La democracia, un estilo de vida compartida

La democracia, un estilo de vida compartida

Por René Núñez

“Las democracias son capaces de sobrevivir solo cuando sean entendidas por sus ciudadanos”, decía Giovanni Sartori. Una sensata reflexión para darnos cuenta de lo que, a veces, perdemos como sociedad por no valorar ni distinguir lo bueno y lo malo. Ellas son perfectibles, nunca dejarán de demandar de sus ciudadanos sacrificios, comprensión para los acuerdos y ajustes a todo nivel.
En unas más que otras, suelen darse luchas encontradas entre el bien y el mal. Entre el más fuerte y el más débil. Produciendo deterioro de la poca o mucha calidad de vida social que pudiera tener en un momento determinado sus pueblos.
Cuando el mal es más fuerte que el bien. El bueno tiende a desgastarse y tener los mayores sacrificios en el intento de hacer pacífico al malo, mientras este último en su defensa propia, hace todo lo contrario, obliga al pacífico a entrar en el juego de la violencia, su instrumento de lucha.
Igual ocurre con cierta dirigencia, preocupada y ocupada fundamentalmente de cambiar a los actores del poder por otros. Sin embargo, sus mentes, sus hábitos de conducta no cambian. Una cultura no transformadora de los recursos que dispone en progreso y desarrollo humano sostenible y sustentable. Incluyente.
La democracia exige no sólo unas condiciones determinantes, que sólo se logran con el esfuerzo del conocimiento y de la técnica, sino además una armonización entre lo individual y lo social que sólo se consigue con capacitación y valores. En otras palabras, requiere de la emancipación del esfuerzo individual y colectivo de todos los ciudadanos, en el combate contra las desigualdades y anomalías características del poder, en lugar del culto al poder.

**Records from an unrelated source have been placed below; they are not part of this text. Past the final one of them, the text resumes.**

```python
SIGNATURES = {
    "pcrcg_last_error": (ctypes.c_char_p, []),
    "pcrcg_abi_version": (c_int, []),
    "pcrcg_debug_set": (c_int, [ctypes.c_char_p]),
    "pcrcg_check_status": (c_int, [c_void_p, c_void_p]),
    "pcrcg_grid_subsample_ws_bytes": (c_size_t, [c_int, c_int]),
    "pcrcg_grid_subsample_batch": (c_int, [c_void_p, c_int, c_void_p, c_int, c_float, c_int, c_void_p, c_void_p,
                                           c_void_p, c_void_p, c_size_t, c_void_p]),
    "pcrcg_grid_subsample_ex_ws_bytes": (c_size_t, [c_int, c_int, c_int, c_int]),
    "pcrcg_grid_subsample_batch_ex": (c_int, [c_void_p, c_int, c_void_p, c_int, c_float, c_int, c_void_p, c_int, c_int,
                                              c_void_p, c_int, c_void_p, c_void_p, c_void_p, c_void_p, c_void_p, c_void_p,
                                              c_size_t, c_void_p]),
    "pcrcg_umap_order_ws_bytes": (c_size_t, [c_int]),
    "pcrcg_umap_order": (c_int, [c_void_p, c_int, c_void_p, c_void_p, c_size_t, c_void_p]),
    "pcrcg_cellgrid_ws_bytes": (c_size_t, [c_int, c_int]),
    "pcrcg_cellgrid_build": (c_int, [c_void_p, c_int, c_void_p, c_int, c_float, c_void_p, c_size_t, c_void_p]),
    "pcrcg_radius_query": (c_int, [c_void_p, c_int, c_void_p, c_int, c_void_p, c_int, c_float, c_void_p, c_int,
                                   c_void_p, c_void_p, c_void_p, c_void_p, c_void_p]),
    "pcrcg_radius_query_ex": (c_int, [c_void_p, c_int, c_void_p, c_int, c_void_p, c_int, c_float, c_void_p, c_int,
                                      c_void_p, c_void_p, c_void_p, c_void_p, c_void_p, c_void_p, c_void_p]),
    "pcrcg_radius_query_groups": (c_int, [c_void_p, c_int, c_void_p, c_int, c_void_p, c_int, c_int, c_float, c_void_p, c_int,
                                          c_void_p, c_void_p, c_void_p, c_void_p, c_void_p, c_void_p, c_void_p]),
    "pcrcg_radius_query_cells": (c_int, [c_void_p, c_void_p, c_int, c_void_p, c_void_p, c_int, c_void_p, c_int, c_int, c_float,
                                         c_int, c_void_p, c_void_p, c_void_p, c_void_p, c_void_p, c_void_p, c_void_p]),
    "pcrcg_kdforest_ws_bytes": (c_size_t, [c_int, c_int]),
    "pcrcg_kdforest_build": (c_int, [c_void_p, c_int, c_void_p, c_int, c_void_p, c_size_t, c_void_p]),
    "pcrcg_radius_reorder": (c_int, [c_void_p, c_int, c_void_p, c_int, c_void_p, c_int, c_int, c_void_p, c_int,
                                     c_float, c_void_p, c_int, c_void_p, c_int, c_int, c_void_p, c_void_p, c_void_p]),
    "pcrcg_radius_reorder_jobs": (c_int, [c_void_p, c_int, c_void_p, c_int, c_int, c_void_p, c_void_p, c_void_p]),
    "pcrcg_radius_neighbors_ws_bytes": (c_size_t, [c_int, c_int]),
    "pcrcg_radius_neighbors_batch": (c_int, [c_void_p, c_int, c_void_p, c_int, c_void_p, c_void_p, c_int, c_float,
                                             c_int, c_void_p, c_void_p, c_void_p, c_void_p, c_void_p, c_size_t,
                                             c_void_p]),
    "pcrcg_kpconv_ws_bytes": (c_size_t, [c_int]),
    "pcrcg_kpconv_aggregate": (c_int, [c_void_p, c_int, c_void_p, c_int, c_void_p, c_int, c_int, c_void_p, c_int,
                                       c_void_p, c_float, c_void_p, c_void_p, c_void_p, c_size_t, c_void_p]),
    "pcrcg_kpconv_c1_layer": (c_int, [c_void_p, c_int, c_void_p, c_int, c_void_p, c_int, c_int, c_void_p, c_void_p, c_float,
                                      c_void_p, c_int, c_void_p, c_int, c_void_p, c_void_p, c_void_p, c_size_t, c_void_p]),
    "pcrcg_kpconv_aggregate_bf16": (c_int, [c_void_p, c_int, c_void_p, c_int, c_void_p, c_int, c_int, c_void_p, c_int,
                                            c_void_p, c_float, c_void_p, c_void_p, c_void_p, c_void_p, c_size_t,
                                            c_void_p]),
    "pcrcg_kpconv_aggregate_ex": (c_int, [c_void_p, c_int, c_void_p, c_int, c_void_p, c_int, c_int, c_void_p, c_int,
                                          c_void_p, c_float, c_void_p, c_int, c_int, c_int, c_int, c_void_p, c_void_p,
                                          c_void_p, c_void_p, c_size_t, c_void_p]),
    "pcrcg_query_walk": (c_int, [c_void_p, c_int, c_void_p, c_void_p, c_void_p]),
    "pcrcg_kpconv_aggregate_walk": (c_int, [c_void_p, c_int, c_void_p, c_int, c_void_p, c_int, c_int, c_void_p, c_int,
                                            c_void_p, c_float, c_void_p, c_void_p, c_void_p, c_size_t, c_void_p, c_void_p]),
    "pcrcg_kpconv_aggregate_bf16_walk": (c_int, [c_void_p, c_int, c_void_p, c_int, c_void_p, c_int, c_int, c_void_p, c_int,
                                                 c_void_p, c_float, c_void_p, c_void_p, c_void_p, c_void_p, c_size_t,
                                                 c_void_p, c_void_p]),
    "pcrcg_gather_max_walk": (c_int, [c_void_p, c_int, c_int, c_void_p, c_int, c_int, c_int, c_void_p, c_void_p, c_void_p]),
    "pcrcg_profile_kpconv": (None, [c_int]),
    "pcrcg_profile_kpconv_read": (c_int, [c_void_p, c_void_p, c_void_p, c_void_p, c_void_p, c_void_p, c_int]),
    "pcrcg_gemm_f32": (c_int, [c_void_p, c_int, c_void_p, c_int, c_int, c_void_p, c_int, c_int, c_int, c_int,
                               c_void_p, c_void_p, c_void_p]),
    "pcrcg_gemm_colstats_bytes": (c_size_t, [c_int, c_int]),
    "pcrcg_gemm_f32_colstats": (c_int, [c_void_p, c_int, c_void_p, c_int, c_int, c_void_p, c_int, c_int, c_int, c_int,
                                        c_void_p, c_void_p, c_void_p, c_size_t, c_void_p, c_void_p]),
    "pcrcg_gemm_bf16a_f32_colstats": (c_int, [c_void_p, c_int, c_void_p, c_int, c_void_p, c_int, c_int, c_int, c_int,
                                              c_void_p, c_void_p, c_void_p, c_size_t, c_void_p, c_void_p]),
    "pcrcg_gemm_f32_fused": (c_int, [c_void_p, c_int, c_void_p, c_int, c_int, c_void_p, c_void_p, ctypes.c_double, c_float,
                                     c_float, c_void_p, c_int, c_void_p, c_void_p, c_int, c_int, c_int, c_int, c_int, c_void_p]),
    "pcrcg_gemm_set_mode": (None, [c_int]),
    "pcrcg_gemm_get_mode": (c_int, []),
    "pcrcg_gemm_redo_counts": (c_int, [c_void_p, c_int]),
    "pcrcg_instnorm_stats_from_partials": (c_int, [c_void_p, c_int, c_int, ctypes.c_double, c_float, c_void_p,
                                                   c_void_p]),
    "pcrcg_gather_max": (c_int, [c_void_p, c_int, c_int, c_void_p, c_int, c_int, c_int, c_void_p, c_void_p]),
    "pcrcg_gather_first": (c_int, [c_void_p, c_int, c_int, c_void_p, c_int, c_int, c_void_p, c_int, c_void_p]),
    "pcrcg_gather_first_multi": (c_int, [c_void_p, c_void_p, c_void_p, c_void_p, c_void_p, c_void_p, c_int, c_int, c_int, c_int,
                                         c_void_p]),
    "pcrcg_instnorm_ws_bytes": (c_size_t, [c_int]),
    "pcrcg_instnorm_stats": (c_int, [c_void_p, c_int, c_int, c_int, c_float, c_void_p, c_void_p, c_size_t, c_void_p]),
    "pcrcg_instnorm_apply": (c_int, [c_void_p, c_int, c_int, c_int, c_void_p, c_void_p, c_int, c_void_p, c_float,
                                     c_void_p, c_int, c_void_p]),
    "pcrcg_instnorm_colsums": (c_int, [c_void_p, c_int, c_int, c_int, c_void_p, c_void_p]),
    "pcrcg_instnorm_apply_sums": (c_int, [c_void_p, c_int, c_int, c_int, c_void_p, ctypes.c_double, c_float, c_void_p, c_int,
                                          c_void_p, c_float, c_void_p, c_int, c_void_p]),
    "pcrcg_fill2d": (c_int, [c_void_p, c_int, c_int, c_int, c_float, c_void_p]),
    "pcrcg_inject_image_features": (c_int, [c_void_p, c_int, c_int, c_int, c_void_p, c_void_p, c_void_p, c_int, ctypes.c_long,
                                            ctypes.c_long, c_void_p, c_int, c_void_p]),
    "pcrcg_project_depth_ws_bytes": (c_size_t, [c_int]),
    "pcrcg_project_depth": (c_int, [c_void_p, c_int, c_void_p, c_int, c_int, c_void_p, c_void_p, c_float, c_void_p, c_void_p,
                                    c_void_p, c_void_p, c_size_t, c_void_p]),
    "pcrcg_inject_frames": (c_int, [c_void_p, ctypes.c_long, ctypes.c_long, c_void_p, c_int, c_int, c_void_p, c_int, c_void_p]),
    "pcrcg_superglue_valid_maps": (c_int, [c_void_p, c_int, c_void_p, c_int, c_void_p, c_void_p, c_int, c_int, c_int, c_void_p,
                                           c_void_p, c_void_p]),
    "pcrcg_knn": (c_int, [c_void_p, c_int, c_int, c_void_p, c_void_p]),
    "pcrcg_edgeconv_ws_bytes": (c_size_t, [c_int]),
    "pcrcg_edgeconv_reduce": (c_int, [c_void_p, c_int, c_void_p, c_int, c_void_p, c_int, c_int, c_int, c_float,
                                      c_void_p, c_int, c_void_p, c_void_p, c_size_t, c_void_p]),
    "pcrcg_edgeconv_reduce_sums": (c_int, [c_void_p, c_int, c_void_p, c_int, c_void_p, c_int, c_int, c_int, c_void_p, c_int,
                                           c_void_p, c_void_p]),
    "pcrcg_softmax_rows": (c_int, [c_void_p, c_int, c_int, c_int, c_float, c_void_p]),
    "pcrcg_attention_supported": (c_int, [c_int]),
    "pcrcg_attention": (c_int, [c_void_p, c_int, c_void_p, c_int, c_void_p, c_int, c_void_p, c_int, c_int, c_int, c_int,
                                c_int, c_float, c_void_p]),
    "pcrcg_softmax_matvec": (c_int, [c_void_p, c_int, c_int, c_int, c_float, c_void_p, c_int, c_void_p, c_int, c_void_p]),
    "pcrcg_copy2d": (c_int, [c_void_p, c_int, c_void_p, c_int, c_int, c_int, c_void_p]),
    "pcrcg_add": (c_int, [c_void_p, c_void_p, c_void_p, ctypes.c_long, c_void_p]),
    "pcrcg_l2norm_rows": (c_int, [c_void_p, c_int, c_void_p, c_int, c_int, c_int, c_void_p]),
    "pcrcg_sigmoid_scores": (c_int, [c_void_p, c_int, c_void_p, c_int, c_void_p]),
    "pcrcg_kpfcnn_ws_bytes": (c_size_t, [c_void_p, c_void_p]),
    "pcrcg_kpfcnn_group_ws_bytes": (c_size_t, [c_void_p, c_void_p, c_int]),
    "pcrcg_kpfcnn_forward_group": (c_int, [c_void_p, c_void_p, c_void_p, c_int, c_void_p, c_size_t, c_void_p]),
    "pcrcg_kpfcnn_forward": (c_int, [c_void_p, c_void_p, c_void_p, c_void_p, c_size_t, c_void_p]),
    "pcrcg_pyramid_ws_bytes": (c_size_t, [c_int, c_int, c_void_p]),
    "pcrcg_pyramid_build": (c_int, [c_void_p, c_int, c_void_p, c_int, c_void_p, c_void_p, c_size_t, c_void_p, c_void_p,
                                    c_void_p, c_void_p, c_void_p, c_void_p]),
    "pcrcg_pyramid_build_parts": (c_int, [c_void_p, c_void_p, c_void_p, c_void_p, c_int, c_void_p, c_void_p, c_size_t, c_void_p,
                                          c_void_p, c_void_p, c_void_p, c_void_p, c_void_p]),
    "pcrcg_pyramid_restore_run": (c_int, [c_void_p, c_void_p, c_void_p]),
    "pcrcg_debug_release": (c_int, []),
    "pcrcg_stream_pipe_classes": (c_int, [c_void_p, c_int, c_void_p, c_void_p]),
    "pcrcg_thread_shares_gpu": (None, [c_int]),
    "pcrcg_stream_create": (c_int, [c_void_p, c_int]),
    "pcrcg_stream_destroy": (c_int, [c_void_p]),
    "pcrcg_ransac_ws_bytes": (c_size_t, [c_int, c_int, c_int, c_int]),
    "pcrcg_feature_match": (c_int, [c_void_p, c_int, c_int, c_void_p, c_int, c_int, c_int, c_int, c_void_p, c_void_p,
                                    c_void_p, c_size_t, c_void_p]),
    "pcrcg_ransac": (c_int, [c_void_p, c_int, c_void_p, c_int, c_void_p, c_void_p, c_int, c_void_p, c_int, ctypes.c_double,
                             ctypes.c_double, c_int, c_int, c_int, ctypes.c_uint64, c_void_p, c_void_p, c_void_p, c_void_p,
# ... 141 lines not shown
```

### pcrcg_amd/csrc/common.h

```cpp
#pragma once
#include <hip/hip_runtime.h>

#include <cstdarg>
#include <cstdint>
#include <cstdio>
#include <map>
#include <mutex>

#include "pcrcg.h"

namespace pcrcg {

void set_error(const char* fmt, ...);

inline hipStream_t as_stream(void* s) { return reinterpret_cast<hipStream_t>(s); }

struct Carver {
    char* base;
    size_t cap;
    size_t off = 0;
    Carver(void* ws, size_t bytes) : base(static_cast<char*>(ws)), cap(bytes) {}
    template <typename T>
    T* take(size_t count) {
        size_t bytes = (count * sizeof(T) + 255) & ~size_t(255);
// ... 10 lines not shown

constexpr int kWave = 64;

bool instnorm_pack_ok(int c, int ldx, int ldy);
int instnorm_apply_pack(const float* x, int n, int c, int ldx, const float* stats, const double* sums, double count, float eps,
                        float slope, float* y, int ldy, const float* s_pts, float4* pk, hipStream_t st);
size_t colstats_ws_bytes(int c);
int colstats_finalize(const double* partial, int nchunks, int c, double count, float eps, float* stats,
                      hipStream_t st);
int colstats_chunks();
float4* kpconv_pk_ptr(void* ws, size_t ws_bytes, int ns);

class StreamScratch {
public:
    explicit StreamScratch(bool cleared = false);
    void* get(hipStream_t st, size_t bytes, size_t slack = 0);
    void release();
private:
    struct Buf { void* p = nullptr; size_t bytes = 0; };
    const bool cleared_;
    std::mutex mu_;
    std::map<hipStream_t, Buf> bufs_;
};

int kpconv_pack(const float* x, int ns, int cin, const float* s_pts, void* ws, size_t ws_bytes, hipStream_t st,
                unsigned short* x_bf16 = nullptr);
int kpconv_aggregate_rows(const float* q_pts, int nq, const float* s_pts, int ns, const int64_t* idx, int h, int ld_idx,
                          const float* x, int cin, const float* kp, float extent, float* wf, float* inv_n, void* ws,
                          size_t ws_bytes, hipStream_t st, bool pack, bool stream_out, int c1_ld = 0,
                          const int* walk = nullptr);
bool kpconv_c1_fused_ok(int cout, const float* wt);
int kpconv_c1_fused(const float* q_pts, int nq, const float* s_pts, int ns, const int64_t* idx, int h, int ld_idx, const float* x,
                    const float* kp, float extent, const float* wt, int cout, float* y, int ld_y, float* inv_n, double* sums,
                    void* ws, size_t ws_bytes, hipStream_t st, bool pack);
int kpconv_aggregate_bf16(const float* q_pts, int nq, const float* s_pts, int ns, const int64_t* idx, int h, int ld_idx,
                          const float* x, unsigned short* x_bf16, int cin, const float* kp, float extent,
                          unsigned short* wf_bf16, float* inv_n, void* ws, size_t ws_bytes, hipStream_t st,
                          const int* walk = nullptr);

int query_walk_multi(const float* const* pts, const int* n, int* const* walk, int* const* key, int count, hipStream_t st);

struct NormJob {
    const float* x; const double* sums; const float* res; const double* res_sums; float* y;
    const float* s_pts; float4* pk;
    int n; double count;
    float* stats_out = nullptr;
};
int instnorm_apply_sums_multi(const NormJob* jobs, int count, int c, int ldx, float eps, int ldr, float slope, int ldy, bool pack,
                              hipStream_t st);
bool instnorm_sums_ok(int c, int ldx, int ldy, int ldr = 0);

struct GatherJob { const float* x; const int64_t* idx; float* out; int ns, nq, h, ld_idx; const int* walk = nullptr; };
int gather_max_multi(const GatherJob* jobs, int count, int c, hipStream_t st);
struct FirstJob { const float* x; const int64_t* idx; float* out; int ns, nq, ld_idx; };
int gather_first_multi(const FirstJob* jobs, int count, int c, int ld_x, int ld_out, hipStream_t st);
int heads_multi(const float* const* x, const int* rows, int count, int ld, int fd, float* const* feats, float* const* s_ov,
                float* const* s_sal, hipStream_t st);
int copy2d_multi(const float* const* src, float* const* dst, const int* rows, int count, int ld_src, int ld_dst, int cols,
                 hipStream_t st);
int instnorm_colsums_multi(const float* const* x, double* const* sums, const int* n, int count, int c, int ldx, hipStream_t st);

struct EdgeCloud {
    const float* ctr; const float* nbr; const int* idx; float* emax; double* sums; int n, k;
};
bool edgeconv_rows_ok(const EdgeCloud* cl, int count, int ld_ctr, int ld_nbr, int ld_emax, int c);
int edgeconv_rows_multi(const EdgeCloud* cl, int count, int ld_ctr, int ld_nbr, int ld_emax, int c, bool atomic, int* nchunks_out,
                        hipStream_t st);
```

La democracia, un estilo de vida compartida
Ningún resultado es bueno si no ennoblece la vida humana de prosperidad, seguridad y bienestar. Misión de todo estado que se precie de democrático y social. La bondad de las acciones de los que lo dirigen no se ruega. Se ejercita y materializa con resultados justos y dignos.
El sistema de libertades funciona para bien, cuando se articulan: la institución pública (con autonomía, independencia y transparencia), el equipo de gobierno (capacitado y preparado para hacer las cosas de bien común con eficacia y decencia) y la sociedad civil (activada y empoderada de los espacios y derechos de libertades, de información, de expresión, de asociación y de participación). (http://elportachueloderene.blogspot.com/)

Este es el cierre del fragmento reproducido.